I costi della difesa
«Parlo da militare e quello che un militare deve fare è essere pronto subito se c’è una minaccia. Questo è il compito della Nato. Essere pronti è costoso. Come ho già detto, l’Aeronautica americana oggi è la più piccola e la più vecchia nella sua storia. I B-52 hanno cominciato a volare nei primi anni Cinquanta. Probabilmente usciranno dal servizio quando avranno 100 anni. Ma anche la Marina è la più piccola. E l’esercito è molto ridimensionato. Gli Stati Uniti un tempo avevano più soldati in Europa di quelli che oggi hanno in tutto il mondo». Breedlove riconosce che questo è la conseguenza del «dividendo della pace» e della riduzione degli armamenti. «C’è stata una vacanza del procurement», l’attività di acquisto di nuovi aerei e armamenti.
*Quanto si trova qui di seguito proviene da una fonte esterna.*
# SandroMartens/DBGSOM

Hardware: NVIDIA B200
Metric: training samples/sec/epoch (higher is better)
Workload: dtype f16 tensor cores (tcgen05) + f64 re-score / f64 update / f64 smoothing

## Files before the change

### dbgsom_b200/_native.py

```python

from __future__ import annotations

import ctypes as C
import os

_LIB = None
LIB_NAME = "libdbgsom_b200.so"
LIB_PATH = os.path.join(os.path.dirname(os.path.abspath(__file__)), LIB_NAME)

ABI_VERSION = 10
COLSTATS_PARTS = 256
SELECT_OFF, SELECT_FLAG, SELECT_REFINE = 0, 1, 2
MAX_CAND = 8
BMU_SIMT = 0
BMU_TENSOR = 1
HOPS_MAX_M = 28000

c_void_p, c_int, c_int32, c_int64, c_size_t, c_float, c_double = (
    C.c_void_p, C.c_int, C.c_int32, C.c_int64, C.c_size_t, C.c_float, C.c_double,
)


class BmuArgs(C.Structure):
    _fields_ = [
        ("d_X", c_void_p),
# ... 88 lines not shown
        [c_void_p, c_int64, c_int, c_int64, c_void_p, c_float, c_void_p, c_void_p, c_int64, c_void_p, c_void_p],
    ),
    "dbgsom_prepare_x16_sorted": (
        c_int,
        [c_void_p, c_int64, c_int, c_int64, c_void_p, c_float, c_void_p, c_void_p, c_void_p, c_int64, c_void_p, c_void_p],
    ),
    "dbgsom_bmu_select_supported": (c_int, [c_int64, c_int64, c_int32, c_int32, c_int32]),
    "dbgsom_accumulate_perm_offset": (c_size_t, [c_int64, c_int32]),
    "dbgsom_prepare_w": (
        c_int,
        [c_void_p, c_int, c_int, c_void_p, c_float, c_void_p, c_void_p, c_void_p, c_int64, c_int, c_void_p,
         c_void_p, c_void_p, c_void_p, c_void_p],
    ),
    "dbgsom_exclude_duplicates": (c_int, [c_void_p, c_int, c_int, c_void_p, c_void_p, c_void_p, c_void_p]),
    "dbgsom_tile_bounds": (
        c_int, [c_void_p, c_int, c_int, c_void_p, c_float, c_void_p, c_void_p, c_int, c_void_p, c_void_p]
    ),
    "dbgsom_prepare_bias": (c_int, [c_void_p, c_int, c_void_p, c_void_p, c_void_p, c_void_p]),
    "dbgsom_bmu_workspace_bytes": (c_size_t, [c_int64, c_int32]),
    "dbgsom_bmu": (c_int, [C.POINTER(BmuArgs), c_void_p]),
    "dbgsom_bmu_candidates": (c_int, [C.POINTER(BmuArgs), c_void_p]),
    "dbgsom_bmu_resolve": (c_int, [C.POINTER(BmuArgs), c_void_p]),
    "dbgsom_accumulate_workspace_bytes": (c_size_t, [c_int64, c_int32, c_int32]),
    "dbgsom_accumulate": (c_int, [C.POINTER(AccumulateArgs), c_void_p]),
    "dbgsom_accumulate_weighted": (c_int, [C.POINTER(AccumulateArgs), c_void_p, c_void_p, c_void_p]),
    "dbgsom_smooth_workspace_bytes": (c_size_t, [c_int32, c_int32]),
    "dbgsom_smooth": (c_int, [C.POINTER(SmoothArgs), c_void_p]),
    "dbgsom_apply_row_ops": (c_int, [c_void_p, c_int, c_void_p, c_int, c_void_p]),
    "dbgsom_gather_rows": (c_int, [c_void_p, c_int64, c_int, c_void_p, c_int, c_void_p, c_void_p]),
    "dbgsom_node_stats": (
        c_int, [c_void_p, c_int32, c_void_p, c_int32, c_int64, c_void_p, c_int32, c_double, c_void_p, c_void_p]
# ... 57 lines not shown
```

### dbgsom_b200/csrc/bmu_tc.cu

```cuda
#include <cuda.h>

#include <cstdio>
#include <cstdlib>

#include "common.cuh"

namespace dbgsom {

namespace {

constexpr int BM = 128;
constexpr int BK = 64;
constexpr int UMMA_K = 16;
constexpr int A_TILE_BYTES = BM * BK * 2;
constexpr int EPI_WARP0 = 4;
constexpr int EPI_SUBS = 4;
constexpr int EPI_WARPS = 4 * EPI_SUBS;
constexpr int EPI_THREADS = EPI_WARPS * 32;
constexpr int TC_THREADS = (EPI_WARP0 + EPI_WARPS) * 32;
constexpr int KSUB = 4;
constexpr int MAX_RES_KB = 4;
constexpr int kFlagMaxCols = 4096;
constexpr int kFlagChunkBytes = kFlagMaxCols / 32 * BM * 4;

// ... 265 lines not shown
  static constexpr int RING_STAGE_BYTES = STAGES * STAGE_UNIT;
  static constexpr int SMEM_BYTES = RES_BYTES + RING_STAGE_BYTES + RING_BYTES + MISC_BYTES + WN_BYTES + EXTRA_BYTES + 1024;
  static constexpr int TMEM_COLS = ATM ? 512 : NACC * BN;
  static_assert(STAGES >= 2, "not enough shared memory for a pipeline");
};

struct Barriers {
  uint64_t full[16], empty[16];
  uint64_t a_full, a_empty;
  uint64_t tmem_full[4], tmem_empty[4];
  uint32_t tmem_base;
  EpiConst epi;
};

constexpr float kTileBoundFloor = 0.125f;
template <int NPASS, int NB, int BN, int RES_KB, int AKB, int CL, bool PAIR = false, int SEL = 0, bool TB = false,
          int SGT = 0>
__global__ void __launch_bounds__(TC_THREADS, 1)
    bmu_cand_tensor_kernel(const __grid_constant__ CUtensorMap map_xh, const __grid_constant__ CUtensorMap map_xl,
                           const __grid_constant__ CUtensorMap map_wh, const __grid_constant__ CUtensorMap map_wl,
                           const __grid_constant__ CUtensorMap map_wb, const float* __restrict__ bias_scale,
                           int64_t N, int KB, int NT, const float* __restrict__ wnorm,
                           const int32_t* __restrict__ proto_of_col, int pstride, int ties_any,
                           const float* __restrict__ xnorm16,
                           const float* __restrict__ wmax, float bound_coef, float acc_coef,
                           int32_t* __restrict__ idx_out, int32_t* __restrict__ cand_idx,
                           uint8_t* __restrict__ cand_count, const int32_t* __restrict__ row_perm,
                           unsigned long long* __restrict__ tile_mask,
                           int fg_shift, unsigned long long* __restrict__ sel_stats,
                           const float* __restrict__ tile_bound) {
// ... 383 lines not shown
    }
    const uint32_t epi_const_addr = smem_u32(&bars->epi);
    constexpr int CHUNKS = BN / 32;
    constexpr float kInf = 3.0e38f;
    if (sub == 0) row_min[t] = kInf;
    const int mpad = NT * BN;
    const bool wn_in_smem = !bias_mode && C::WN_SMEM_FLOATS > 0 && mpad <= C::WN_SMEM_FLOATS;
    if (wn_in_smem)
      for (int i = threadIdx.x - EPI_WARP0 * 32; i < mpad; i += EPI_THREADS) wn_smem[i] = wnorm[i];
    const float* wn_src = wn_in_smem ? wn_smem : wnorm;
    asm volatile("bar.sync 1, %0;" ::"n"(EPI_THREADS));
    uint32_t acc = 0, acc_phase = 0;
    uint32_t eph = 0;
    (void)eph;
    if constexpr (SEL == 1) {
      uint32_t* cta_mask = reinterpret_cast<uint32_t*>(sub_state);
      float* sub_min = reinterpret_cast<float*>(sub_state) + 4;
      if (threadIdx.x == EPI_WARP0 * 32) cta_mask[0] = cta_mask[1] = 0u;
      asm volatile("bar.sync 1, %0;" ::"n"(EPI_THREADS));
      const int n_chunks = NT * CHUNKS;
      for (int64_t it = 0; it < n_iters; ++it) {
        const int64_t row = tile_of(it) * BM + t;
        const bool valid = row < N;
        const int64_t orow = valid ? (row_perm ? (int64_t)row_perm[row] : row) : 0;
        const float tau = valid ? 2.f * tensor_score_bound(xnorm16[orow], wmax, bound_coef, acc_coef) : 0.f;
        float m1 = kInf;
        for (int nt = 0; nt < NT; ++nt) {
          mbar_wait(&bars->tmem_full[acc], acc_phase);
          tc_fence_after();
          const uint32_t tmem_acc = tmem_base + lane_base + acc * BN;
#pragma unroll 1
          for (int c = (sub - nt * CHUNKS) & (EPI_SUBS - 1); c < CHUNKS; c += EPI_SUBS) {
            uint32_t r[32];
            tmem_ld_32x32(tmem_acc + c * 32, r);
            float a1;
            if (bias_mode) {
              tmem_ld_wait();
              float gmx[8];
#pragma unroll
              for (int g = 0; g < 8; ++g)
                gmx[g] = fmaxf(fmaxf(__uint_as_float(r[4 * g + 0]), __uint_as_float(r[4 * g + 1])),
// ... 9 lines not shown
              tmem_ld_wait();
              float gmn[8];
#pragma unroll
              for (int g = 0; g < 8; ++g) {
                const float s0 = fmaf(-2.f, __uint_as_float(r[4 * g + 0]), w4[g].x);
                const float s1 = fmaf(-2.f, __uint_as_float(r[4 * g + 1]), w4[g].y);
                const float s2 = fmaf(-2.f, __uint_as_float(r[4 * g + 2]), w4[g].z);
                const float s3 = fmaf(-2.f, __uint_as_float(r[4 * g + 3]), w4[g].w);
                gmn[g] = fminf(fminf(s0, s1), fminf(s2, s3));
              }
              a1 = fminf(fminf(fminf(gmn[0], gmn[1]), fminf(gmn[2], gmn[3])),
                         fminf(fminf(gmn[4], gmn[5]), fminf(gmn[6], gmn[7])));
            }
            chunk_min[(nt * CHUNKS + c) * BM + t] = a1;
            m1 = fminf(m1, a1);
          }
          tc_fence_before();
          __syncwarp();
          if (lane == 0) mbar_arrive_cluster(mapa_u32(smem_u32(&bars->tmem_empty[acc]), 0));
          if (++acc == NACC) {
            acc = 0;
            acc_phase ^= 1;
          }
        }
        sub_min[t * EPI_SUBS + sub] = m1;
        asm volatile("bar.sync 1, %0;" ::"n"(EPI_THREADS));
        const float4 sm4 = *reinterpret_cast<const float4*>(sub_min + t * EPI_SUBS);
        const float thr = fminf(fminf(sm4.x, sm4.y), fminf(sm4.z, sm4.w)) + tau;
        uint32_t mlo = 0u, mhi = 0u;
        if (valid) {
          for (int ch = sub; ch < n_chunks; ch += EPI_SUBS) {
            const uint32_t bit = (uint32_t)(ch * 32) >> fg_shift;
            const uint32_t inb = chunk_min[ch * BM + t] <= thr ? 1u : 0u;
            mlo |= bit < 32u ? inb << bit : 0u;
            mhi |= bit >= 32u ? inb << (bit - 32u) : 0u;
          }
        }
        mlo = __reduce_or_sync(kFullMask, mlo);
        mhi = __reduce_or_sync(kFullMask, mhi);
        if (lane == 0) {
          if (mlo) atomicOr(&cta_mask[0], mlo);
          if (mhi) atomicOr(&cta_mask[1], mhi);
        }
        asm volatile("bar.sync 1, %0;" ::"n"(EPI_THREADS));
        if (threadIdx.x == EPI_WARP0 * 32) {
          const unsigned long long m64 = (unsigned long long)cta_mask[0] | ((unsigned long long)cta_mask[1] << 32);
          const int64_t pr = pair_of(it);
          if (m64 && pr < n_pairs) atomicOr(tile_mask + pr, m64);
          cta_mask[0] = cta_mask[1] = 0u;
        }
        asm volatile("bar.sync 1, %0;" ::"n"(EPI_THREADS));
      }
    } else {
    auto fetch_orow = [&](int64_t it_) -> int64_t {
      const int64_t r_ = it_ < n_iters ? tile_of(it_) * BM + t : N;
      return r_ < N ? (row_perm ? (int64_t)row_perm[r_] : r_) : -1;
    };
    auto fetch_mask = [&](int64_t it_) -> unsigned long long { return it_ < n_iters ? sel_mask(it_) : 0ull; };
    int64_t orow_n1 = fetch_orow(0);
    int64_t orow_n2 = fetch_orow(1);
    float xn_n1 = orow_n1 >= 0 ? xnorm16[orow_n1] : 0.f;
    unsigned long long mask_n1 = fetch_mask(0);
    for (int64_t it = 0; it < n_iters; ++it) {
      const int64_t row = tile_of(it) * BM + t;
      const int64_t orow = orow_n1 >= 0 ? orow_n1 : 0;
      const float tau = row < N ? 2.f * tensor_score_bound(xn_n1, wmax, bound_coef, acc_coef) : 0.f;
      const float xn_row = row < N ? xn_n1 : 0.f;
      unsigned long long selm = mask_n1;
      orow_n1 = orow_n2;
      xn_n1 = orow_n1 >= 0 ? xnorm16[orow_n1] : 0.f;
      orow_n2 = fetch_orow(it + 2);
      mask_n1 = fetch_mask(it + 1);
      float m1 = kInf, m2 = kInf, thr = kInf, evicted = __int_as_float(0x7f800000);
      float gate = __int_as_float(0x7f800000);
      asm volatile("st.shared.v4.f32 [%0], {%1,%1,%1,%1};" ::"r"(my_val_addr), "f"(gate) : "memory");
      asm volatile("st.shared.v4.s32 [%0], {%1,%1,%1,%1};" ::"r"(my_idx_addr), "r"(0x7fffffff) : "memory");
      const int n_sel = SEL == 2 ? __popcll(selm) : NT;
      for (int ti = 0; ti < n_sel; ++ti) {
        int nt = ti;
        if (SEL == 2) {
          nt = __ffsll((long long)selm) - 1;
          selm &= selm - 1;
        }
        float kb = 0.f;
        if (TB) {
          const float* tb = tile_bound + 2 * (nt * (BN / 128));
          float um = tb[0], wm = tb[1];
#pragma unroll
          for (int q = 1; q < BN / 128; ++q) {
            um = fmaxf(um, tb[2 * q]);
            wm = fmaxf(wm, tb[2 * q + 1]);
          }
          um = fmaxf(um, kTileBoundFloor * wmax[0]);
          wm = fmaxf(wm, kTileBoundFloor * wmax[2]);
          const float xw = xn_row * um;
          kb = xw * bound_coef + acc_coef * (xw + wm);
        }
// ... 24 lines not shown
              for (int e = 0; e < 16; ++e) {
                q0[e] = __float_as_uint(__uint_as_float(q0[e]) + __uint_as_float(p0[e]));
                q1[e] = __float_as_uint(__uint_as_float(q1[e]) + __uint_as_float(p1[e]));
              }
              tmem_st_32x16(qa, q0);
              tmem_st_32x16(qa + 16, q1);
            }
            tmem_st_wait();
          }
        } else {
          mbar_wait(&bars->tmem_full[acc], acc_phase);
        }
        tc_fence_after();
        const uint32_t tmem_acc = tmem_base + lane_base + acc * BN;
#pragma unroll 1
        for (int c = (sub - ti * CHUNKS) & (EPI_SUBS - 1); c < CHUNKS; c += EPI_SUBS) {
          uint32_t r[32];
          if (SEGM) {
            float sum[32];
            const int nseg = (KB + SEG - 1) / SEG;
            for (int seg = 0; seg < nseg; ++seg) {
              if (seg > 0) {
                mbar_wait(&bars->tmem_full[acc], acc_phase);
                tc_fence_after();
              }
              tmem_ld_32x32(tmem_base + lane_base + acc * BN + c * 32, r);
              tmem_ld_wait();
#pragma unroll
              for (int e = 0; e < 32; ++e) sum[e] = seg == 0 ? __uint_as_float(r[e]) : sum[e] + __uint_as_float(r[e]);
              if (seg < nseg - 1) {
                tc_fence_before();
// ... 295 lines not shown
      }
    }
    if (max_grid > (int64_t)max_clusters * CL) max_grid = (int64_t)max_clusters * CL;
  }
  if (grid > max_grid) grid = max_grid;
  cfg.gridDim = dim3((unsigned)grid);
  const float coef = tensor_bound_coef(NPASS, a.bound_scale);
  const float acc_coef = tensor_acc_coef_args(a);
  const int pstride = a.proto_stride > 0 && a.Mpad <= 65535 && a.proto_stride < a.Mpad ? a.proto_stride : 0;
  DBGSOM_CUDA_TRY(cudaLaunchKernelEx(&cfg, kern, mxh, mxl, mwh, mwl, mwb, with_bias ? a.d_bias_scale : (const float*)nullptr,
                                     a.N, KB, NT, a.d_wnorm, a.d_proto_of_col, pstride,
                                     a.n_bmu == 1 ? a.ties_any : 0, a.d_xnorm16, a.d_wmax, coef, acc_coef, a.d_idx, ws.cand_idx, ws.cand_count,
                                     a.d_row_perm, reinterpret_cast<unsigned long long*>(a.d_tile_mask),
                                     a.select_granule == 64 ? 6 : 7,
                                     a.d_stats ? reinterpret_cast<unsigned long long*>(a.d_stats) + 4 : (unsigned long long*)nullptr,
                                     TB ? a.d_tile_bound : (const float*)nullptr));
  DBGSOM_LAUNCH_CHECK();
  return DBGSOM_OK;
}
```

La crescita della Cina, dai missili al 5G
Ma osserva che la Cina sta aumentando in maniera impressionante la spesa militare, come la Russia. «La Cina ha fatto progressi straordinari. I missili cinesi potrebbero colpire le portaerei americane. Per non parlare della tecnologia 5G, con la quale la Cina potrebbe sapere tutto sulla vita privata di ognuno di noi, dalle abitudini fino al conto in banca». E conclude che «c’è bisogno di una ricapitalizzazione del sistema militare» in tutti i paesi della Nato. In Europa gli analisti guardano agli Usa come al paese che ha il bilancio della difesa più generoso. Ma per Breedlove questo non è sufficiente.